Son las siete de la tarde. Solo las siete, y ya es de noche.
Las luces de los SUVs eléctricos me ciegan mientras, con paso fúnebre, agarro un carrito de la entrada.
Entro en el supermercado y lo primero que observo son las caras demacradas de los cajeros. Con esos chalecos verdes parecen un árbol de Navidad chino. Huele a muerte, hiede a desolación.
Recorro los pasillos con el móvil en la mano. Voy clickando los checkboxes de la lista mientras esquivo los carritos de otros parias de la tierra. Ropas harapientas, ojos inyectados en sangre, gruesas bolsas bajo los ojos.
Seres apolillados con el pelo grasiento, otros calvos y macilentos, pieles amarillentas y sin lustre. Como la bandeja de pollo en oferta. La cojo.

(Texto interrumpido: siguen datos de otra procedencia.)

@@ -362,11 +408,17 @@
         if (elect_one()) {
           if (CTA2) {
             const uint32_t lbar = mapa_rank(wfull_bar, 0);
-            if (leader) mbar_arrive_expect_tx(wfull_bar, 2 * w_region_bytes);
+            if (leader) mbar_arrive_expect_tx(wfull_bar, 2 * (w_region_bytes + hw_bytes));
             for (int kb = 0; kb < k_blocks; ++kb) {
               tma_load_2d_pair(w_base + kb * b_bytes, &map_w_hi, lbar, kb * BLOCK_K, n0 + (int)cta_rank * B_ROWS);
               if (!w_single)
                 tma_load_2d_pair(w_base + kb * b_bytes + B_PLANE_BYTES, &map_w_lo, lbar, kb * BLOCK_K, n0 + (int)cta_rank * B_ROWS);
+            }
+            if (HEADF) {
+              for (int kb = 0; kb < HEAD_KB; ++kb) {
+                tma_load_2d_pair(hw_base + (2 * kb) * HEAD_W_TILE, &map_y, lbar, n0 + kb * BLOCK_K, (int)cta_rank * (HEAD_N / 2));
+                tma_load_2d_pair(hw_base + (2 * kb + 1) * HEAD_W_TILE, &map_y_lo, lbar, n0 + kb * BLOCK_K, (int)cta_rank * (HEAD_N / 2));
+              }
             }
           } else {
             mbar_arrive_expect_tx(wfull_bar, w_region_bytes);
@@ -433,6 +485,28 @@
       uint32_t stage = 0, phase = 0;
       uint32_t it = 0;
       if (w_stationary && valid(w0)) mbar_wait(wfull_bar, 0);
+      constexpr uint32_t IDESC_HEAD = umma_idesc_f16(2 * BLOCK_M, HEAD_N);
+      bool head_due = false;
+      auto issue_head = [&](uint32_t t) {
+        const uint32_t st = tmem_base + (t % ACC_STAGES) * BLOCK_N;
+        __syncwarp();
+        if (elect_one()) {
+#pragma unroll
+          for (int j = 0; j < 256 / UMMA_K; ++j) {
+            const uint32_t kb = j / (BLOCK_K / UMMA_K);
+            const uint64_t adv = (uint64_t)(((j % (BLOCK_K / UMMA_K)) * UMMA_K * 2) >> 4);
+            const uint32_t a = st + (uint32_t)head_a_col(j * UMMA_K);
+            umma_ts_pair(st + HEAD_COL, a, umma_desc_sw128(hw_base + (2 * kb) * HEAD_W_TILE) + adv, IDESC_HEAD, j != 0);
+            umma_ts_pair(st + HEAD_COL, a, umma_desc_sw128(hw_base + (2 * kb + 1) * HEAD_W_TILE) + adv, IDESC_HEAD, 1);
+          }
+          umma_commit_pair(hfull_bar(t % ACC_STAGES));
+        }
+        __syncwarp();
+      };
+      auto head_ready = [&](uint32_t t) {
+        const bool ok = mbar_try_wait(aready_bar(t % ACC_STAGES), (t / ACC_STAGES) & 1u);
+        return __shfl_sync(0xffffffffu, ok ? 1 : 0, 0) != 0;
+      };
       for (Walk w = w0; valid(w); ++it, advance(w)) {
         const uint32_t acc = it % ACC_STAGES;
         const uint32_t acc_phase = (it / ACC_STAGES) & 1u;
@@ -473,7 +547,25 @@
           }
           __syncwarp();
           if (++stage == (uint32_t)n_stages) { stage = 0; phase ^= 1; }
-        }
+          if (HEADF && head_due && head_ready(it - 1)) {
+            fence_after();
+            issue_head(it - 1);
+            head_due = false;
+          }
+        }
+        if (HEADF) {
+          if (head_due) {
+            mbar_wait(aready_bar((it - 1) % ACC_STAGES), ((it - 1) / ACC_STAGES) & 1u);
+            fence_after();
+            issue_head(it - 1);
+          }
+          head_due = true;
+        }
+      }
+      if (HEADF && head_due) {
+        mbar_wait(aready_bar((it - 1) % ACC_STAGES), ((it - 1) / ACC_STAGES) & 1u);
+        fence_after();
+        issue_head(it - 1);
       }
     };
     if (leader) {
@@ -591,6 +683,146 @@
       ca = cb; cb = cc;
       wa = wb; sa = sb;
     }
+  } else if (HEADF) {
+    const int quad = warp & 3;
+    const int grp = (warp - EPI_WARP0) >> 2;
+    const int row_in_tile = quad * 32 + lane;
+    const int box_beg = 3 * grp, n_box = grp == 2 ? 2 : 3;
+    const bool bias_vec = (((uintptr_t)bias & 15) == 0);
+    const int C = ea.head_c;
+    const int c4 = (C + 3) / 4;
+    const int n_end = (ea.row_map && ldy == (int64_t)(4 * c4)) ? 4 * c4 : C;
+    const bool vec_ok = (ldy % 4 == 0) && (((uintptr_t)Y & 15) == 0);
+    auto arrive_leader = [&](uint32_t bar) {
+      if (lane == 0) {
+        if (!leader) mbar_arrive_remote(mapa_rank(bar, 0));
+        else mbar_arrive(bar);
+      }
+    };
+    auto combine = [&](int64_t m, int64_t rb) {
+      bool last = true;
+      if (n_tiles > 1) {
+        asm volatile("bar.sync 5, 128;" ::: "memory");
+        if (quad == 0 && lane == 0) {
+          __threadfence();
+          const int32_t old = atomicAdd(ea.head_cnt + rb, 1);
+          __threadfence();
+          *head_slot = old;
+        }
+        asm volatile("bar.sync 5, 128;" ::: "memory");
+        last = *(volatile int32_t*)head_slot == n_tiles - 1;
+      }
+      if (!last) return;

Pienso que debe ser un sueño mientras observo esas cáscaras vacías coger el huevo hilado. Miro mi carro, solo veo disruptores endocrinos y ultraprocesados para hacer en la freidora de aire. Estoy derrotado. Capitan, es martes.
Observo mi reflejo en el cristal de los guisantes congelados. No me reconozco, apenas un mendigo. No recuerdo en que momento bajé los brazos ante la vida. Me pregunto cuántos de nosotros no estaremos incubando un cáncer, cuántos ya con metástasis. Como decía Lorca: la muerte puso huevos en la herida.
Pago y salgo. El viento frío me trae el aroma de la fábrica de perfumes. Aire químico que te destroza los pulmones para que algún burgués huela bien. Observo la columna de humo, apenas perceptible en la negrura de la noche.
Son las siete y media. Solo las siete.